Please note: This PhD defence will take place online.
Zheng Ma, PhD candidate
David R. Cheriton School of Computer Science
Supervisors: Professors Ali Ghodsi, Ming Li
Proteomic analysis plays a central role in unraveling the complex molecular underpinnings of biological systems. However, traditional approaches to protein inference and peptide sequencing have been hampered by challenges such as data complexity, label scarcity, and spectral noise. In this thesis, we leverage advanced deep learning techniques to address these challenges, thereby expanding the efficacy of proteomic analyses.
Our work is organized around three major contributions. First, we introduce GraphPI, a novel protein inference framework that redefines the inference problem as a node classification task within a tripartite graph structure. In GraphPI, proteins, peptides, and peptide-spectrum matches (PSMs) are modeled as interconnected nodes, while edges incorporate features such as peptide identification scores and a specialized peptide-sharing attribute. By harnessing a tailored graph neural network (GNN) architecture inspired by GraphSAGE, our approach effectively aggregates and propagates information across heterogeneous node types. Critically, GraphPI is trained in a semi-supervised manner using pseudo-labels generated from established protein inference methods, combined with hard negative decoy information. This training process not only circumvents the typical bottleneck of limited labeled data but also yields protein scores that generalize across diverse datasets, all while substantially reducing computational overhead relative to Bayesian network–based approaches. Experimental evaluations on multiple benchmark datasets demonstrate that GraphPI delivers competitive accuracy with significant speed improvements, thus paving the way for real-time applications in large-scale proteomic studies.

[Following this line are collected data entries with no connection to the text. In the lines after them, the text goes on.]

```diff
+        int lane_e = lane;
+        asm volatile("" : "+v"(lane_e));
+        if (kb > 0) {
+            if (!skip_wave) {
+                double* P = a.part + (size_t)g * TS * TS + (wr * SUB + (lane_e & 15)) + (wc * SUB + (lane_e >> 4)) * TS;
+#pragma unroll
+                for (int x = 0; x < 4; ++x)
+#pragma unroll
+                    for (int y = 0; y < 4; ++y) {
+#pragma unroll
+                        for (int r = 0; r < 4; ++r) st_agent(P + y * 16 + (x * 16 + 4 * r) * TS, acc[x][y][r]);
+                        asm volatile("" ::: "memory");
+                    }
+            }
+            __threadfence();
+            __syncthreads();
+            if (tid == 0) sti_agent(a.sk_flags + g, a.sk_token);
         } else {
-            a.C[ci] = v;
+            const bool head = ke < nkt;
+            if (head && tid == 0) {
+                int ok = 1;
+                unsigned spins = 0;
+                while (ldi_agent(a.sk_flags + g - 8) != a.sk_token) {
+                    __builtin_amdgcn_s_sleep(8);
+                    ++spins;
+                    if ((spins & 255u) == 0 && ldi_agent(abort_w) == a.sk_token) { ok = 0; break; }
+                    if (spins > 8000000u) { ok = 0; sti_agent(abort_w, a.sk_token); break; }
+                }
+                ok_s = ok;
+            }
+            if (head) __syncthreads();
+            const bool ok = !head || ok_s != 0;
+            if (!skip_wave) syrk_store_tile<EPI>(a, acc, row0, col0, wr, wc, lane_e, head ? a.part + (size_t)(g - 8) * TS * TS : nullptr, !ok);
+            if (head) __syncthreads();
         }
     }
 }
@@ -629,26 +725,17 @@
     }
     return g_slots;
 }
-static void syrk_tail_plan(int n, int kdim, int& rem, int& ksplit)
+static bool syrk_balanced_fits(int n, int kdim)
 {
     const int T = div_up(n, TS);
-    const int ntiles = T * (T + 1) / 2;
     const int slots = syrk_slots();
-    const int nkt = div_up(kdim, BK);
-    rem = ntiles % slots;
-    ksplit = 1;
-    if (ntiles > slots && rem > 0 && rem * 10 < slots * 6) {
-        int s = slots / rem;
-        s = std::min(s, nkt / 4);
-        if (s >= 2) ksplit = s;
-    }
-    if (ksplit == 1) rem = 0;
+    return kdim > 256 && T >= 16 && slots % 8 == 0 && (T * (T + 1) / 2) / 8 >= slots / 8;
 }
 size_t syrk_split_workspace_doubles(int n, int kdim)
 {
-    int rem, ks;
-    syrk_tail_plan(n, kdim, rem, ks);
-    return (size_t)rem * ks * TS * TS;
+    if (!syrk_balanced_fits(n, kdim)) return 0;
+    const size_t slots = (size_t)syrk_slots();
+    return slots * TS * TS + (slots + 2) / 2;
 }
 
 static const int* syrk_tile_order(int T)
@@ -687,20 +774,22 @@
 {
     const int T = div_up(a.n, TS);
     const int ntiles = T * (T + 1) / 2;
-    int rem = 0, ks = 1;
-    if (ws) syrk_tail_plan(a.n, a.kdim, rem, ks);
-    if (rem > 0 && (size_t)rem * ks * TS * TS > ws_doubles) { rem = 0; ks = 1; }
-    const int main_tiles = ntiles - rem;
-    a.tile_begin = 0; a.k_split = 1; a.part = nullptr;
+    a.part = nullptr;
     const bool low_latency = a.kdim <= 256;
     a.tile_order = !low_latency ? syrk_tile_order(T) : nullptr;
-    if (low_latency) hipLaunchKernelGGL((k_syrk_lower<EPI, 4, 4>), dim3(main_tiles), dim3(1024), SYRK_LDS_BYTES, s, a);
-    else hipLaunchKernelGGL((k_syrk_lower<EPI, 2, 2>), dim3(main_tiles), dim3(256), SYRK_LDS_BYTES, s, a);
-    if (rem > 0) {
-        a.tile_begin = main_tiles; a.k_split = ks; a.part = ws;
-        hipLaunchKernelGGL((k_syrk_lower<EPI, 2, 2>), dim3(rem * ks), dim3(256), SYRK_LDS_BYTES, s, a);
-        hipLaunchKernelGGL(k_syrk_tail_reduce<EPI>, dim3(rem, TS * TS / 256), dim3(256), 0, s, a);
-    }
+    if constexpr (EPI == EPI_ASSEMBLE) {
+        if (ws && a.tile_order && a.ncol >= a.n && syrk_balanced_fits(a.n, a.kdim) && ws_doubles >= syrk_split_workspace_doubles(a.n, a.kdim)) {
+            static std::atomic<unsigned> token{0};
+            const int slots = syrk_slots();
+            unsigned t = ++token;
+            if ((t & 0x7fffffffu) == 0) t = ++token;
+            a.part = ws; a.sk_flags = reinterpret_cast<int*>(ws + (size_t)slots * TS * TS); a.sk_token = (int)(t & 0x7fffffffu);
+            hipLaunchKernelGGL(k_syrk_balanced<EPI>, dim3(slots), dim3(256), SYRK_LDS_BYTES, s, a);
+            return;
+        }
+    }
+    if (low_latency) hipLaunchKernelGGL((k_syrk_lower<EPI, 4, 4>), dim3(ntiles), dim3(1024), SYRK_LDS_BYTES, s, a);
+    else hipLaunchKernelGGL((k_syrk_lower<EPI, 2, 2>), dim3(ntiles), dim3(256), SYRK_LDS_BYTES, s, a);
 }
 
 void launch_syrk(int epi, const SyrkArgs& args_in, hipStream_t s, double* split_ws, size_t split_ws_doubles)
@@ -716,6 +805,7 @@
         PQ_HIP(hipFuncSetAttribute(reinterpret_cast<const void*>(k_syrk_lower<EPI_ASSEMBLE, 4, 4>), hipFuncAttributeMaxDynamicSharedMemorySize, SYRK_LDS_BYTES));
         PQ_HIP(hipFuncSetAttribute(reinterpret_cast<const void*>(k_syrk_lower<EPI_SUBTRACT, 4, 4>), hipFuncAttributeMaxDynamicSharedMemorySize, SYRK_LDS_BYTES));
         PQ_HIP(hipFuncSetAttribute(reinterpret_cast<const void*>(k_syrk_lower<EPI_STORE, 4, 4>), hipFuncAttributeMaxDynamicSharedMemorySize, SYRK_LDS_BYTES));
+        PQ_HIP(hipFuncSetAttribute(reinterpret_cast<const void*>(k_syrk_balanced<EPI_ASSEMBLE>), hipFuncAttributeMaxDynamicSharedMemorySize, SYRK_LDS_BYTES));
     });
     if (epi == EPI_SUBTRACT_POTRF) {
         static PerDeviceOnce fused_attr;
@@ -723,7 +813,7 @@
             PQ_HIP(hipFuncSetAttribute(reinterpret_cast<const void*>(k_syrk_lower<EPI_SUBTRACT_POTRF, 4, 2>), hipFuncAttributeMaxDynamicSharedMemorySize, FUSED_LDS_BYTES));
         });
         const int T = div_up(a.n, TS);
-        a.tile_begin = 0; a.k_split = 1; a.part = nullptr;
+        a.part = nullptr;
         if (!a.fuse_scratch || !a.fuse_flags || a.fuse_nb <= 0 || a.kdim > TS) throw std::runtime_error("fused trailing update: scratch / flags / panel width");
         hipLaunchKernelGGL((k_syrk_lower<EPI_SUBTRACT_POTRF, 4, 2>), dim3(T * (T + 1) / 2 + FUSE_ROLES - 1), dim3(512), FUSED_LDS_BYTES, s, a);
         PQ_HIP(hipGetLastError());
diff --git a/piqp_amd/csrc/dense_kernels.hpp b/piqp_amd/csrc/dense_kernels.hpp
--- a/piqp_amd/csrc/dense_kernels.hpp
+++ b/piqp_amd/csrc/dense_kernels.hpp
@@ -20,9 +20,9 @@
     double dinv = 0.0;
     int unaligned = 0;
     int ncol = 1 << 30;
-    int tile_begin = 0;
-    int k_split = 1;
     double* part = nullptr;
+    int* sk_flags = nullptr;
+    int sk_token = 0;
     int fuse_xwant = 0;
     const int* tile_order = nullptr;
     int fuse_nb = 0;
diff --git a/piqp_amd/csrc/dense_kkt.cpp b/piqp_amd/csrc/dense_kkt.cpp
--- a/piqp_amd/csrc/dense_kkt.cpp
+++ b/piqp_amd/csrc/dense_kkt.cpp
@@ -191,7 +191,7 @@
         z_reg_inv_.alloc(m_); x_reg_last_.alloc(n_); dvec_.alloc(n_); rdiag_.alloc(n_);
         const int sl = dense::gemv_n_slices(n_, m_ > 0 ? m_ : 1) + dense::gemv_n_slices(n_, p_ > 0 ? p_ : 1) + dense::gemv_n_slices(n_, n_);
         part_.alloc((size_t)sl * n_);
-        split_ws_.alloc(dense::syrk_split_workspace_doubles(n_, m_ > 0 ? m_ : 1));
+        split_ws_.alloc(dense::syrk_split_workspace_doubles(n_, m_ > 0 ? m_ : 1)); split_ws_.zero(st_);
         pack_.alloc(dense::FACTOR_PACK_DOUBLES);
         fuse_scratch_.alloc(dense::FACTOR_PACK_DOUBLES); fuse_flags_.alloc(16); fuse_flags_.zero(st_); fuse_cnt_.alloc(8); fuse_cnt_.zero(st_);
         w16_.alloc((size_t)((n_ + 127) / 128) * 8 * 256);
```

Second, we present DIANovo, an innovative deep learning method designed to tackle the inherent complexities of Data-Independent Acquisition (DIA) data for de novo peptide sequencing. Unlike conventional de novo approaches that often struggle with the multiplexed nature of DIA spectra, DIANovo incorporates a suite of strategies to manage coelution and spectral noise. Our approach begins by constructing a spectrum graph that captures the mass differences between peaks. Next, a Transformer-based encoder, enhanced with Rotary Positional Embeddings (RoPE), processes the graph by encoding these mass differences along its edges, effectively treating the spectrum graph as fully connected. Furthermore, DIANovo introduces a coelution-aware pretraining stage, where the model is first optimized to predict ion types from coeluting peptides. This pretraining step equips the network with a nuanced understanding of spectral interferences, thereby improving the fidelity of subsequent peptide sequence predictions. In addition, a two-stage decoding strategy is employed: the first stage identifies an optimal path through the spectrum graph, while the second refines this path to generate a final amino acid sequence by filling in mass tags. Comparative analyses against state-of-the-art methods reveal that DIANovo achieves significant improvements in both amino acid and peptide recall, especially when applied to high-quality narrow-window DIA data obtained from next-generation instruments such as the Orbitrap Astral. Moreover, we investigate whether DIA identifies more peptides than DDA in de novo sequencing by comparing their performance on the same biological sample under varying acquisition modes and parameters. Our results demonstrate that DIA only outperforms DDA when employing narrower isolation windows.
The third component of this thesis presents a comprehensive theoretical analysis that sheds light on the performance limits of peptide identification methods. By linking the signal-to-noise profile to peptide identification accuracy, our study elucidates the inherent trade-offs between Data-Dependent Acquisition (DDA) and DIA strategies. We derive quantitative metrics to predict peptide identification performance under a range of experimental conditions, and these predictions are validated against empirical data. This framework not only explains why Astral DIA data can provide superior peptide coverage in certain scenarios but also delineates the conditions under which peptide identification is most favorable. These insights are crucial for guiding the design of future mass spectrometry experiments and for optimizing computational pipelines in proteomic research.
Collectively, the three contributions of this thesis demonstrate the transformative potential of integrating deep learning with advanced computational frameworks in proteomics. GraphPI and DIANovo both showcase how novel neural network architectures can overcome longstanding challenges in protein inference and de novo peptide sequencing, while the theoretical analysis provides a foundation for understanding and further refining these methodologies. The experimental results across multiple datasets underscore the robustness, efficiency, and generalizability of our approaches, suggesting that deep learning–based strategies will play an increasingly central role in the future of proteomic analysis.
In conclusion, this work not only advances the state-of-the-art in protein and peptide identification but also offers practical solutions for handling large-scale, complex proteomic data. By bridging the gap between theoretical insights and practical implementations, our integrated framework lays the groundwork for enhanced biomarker discovery, more accurate disease diagnosis, and a deeper understanding of biological systems at the molecular level.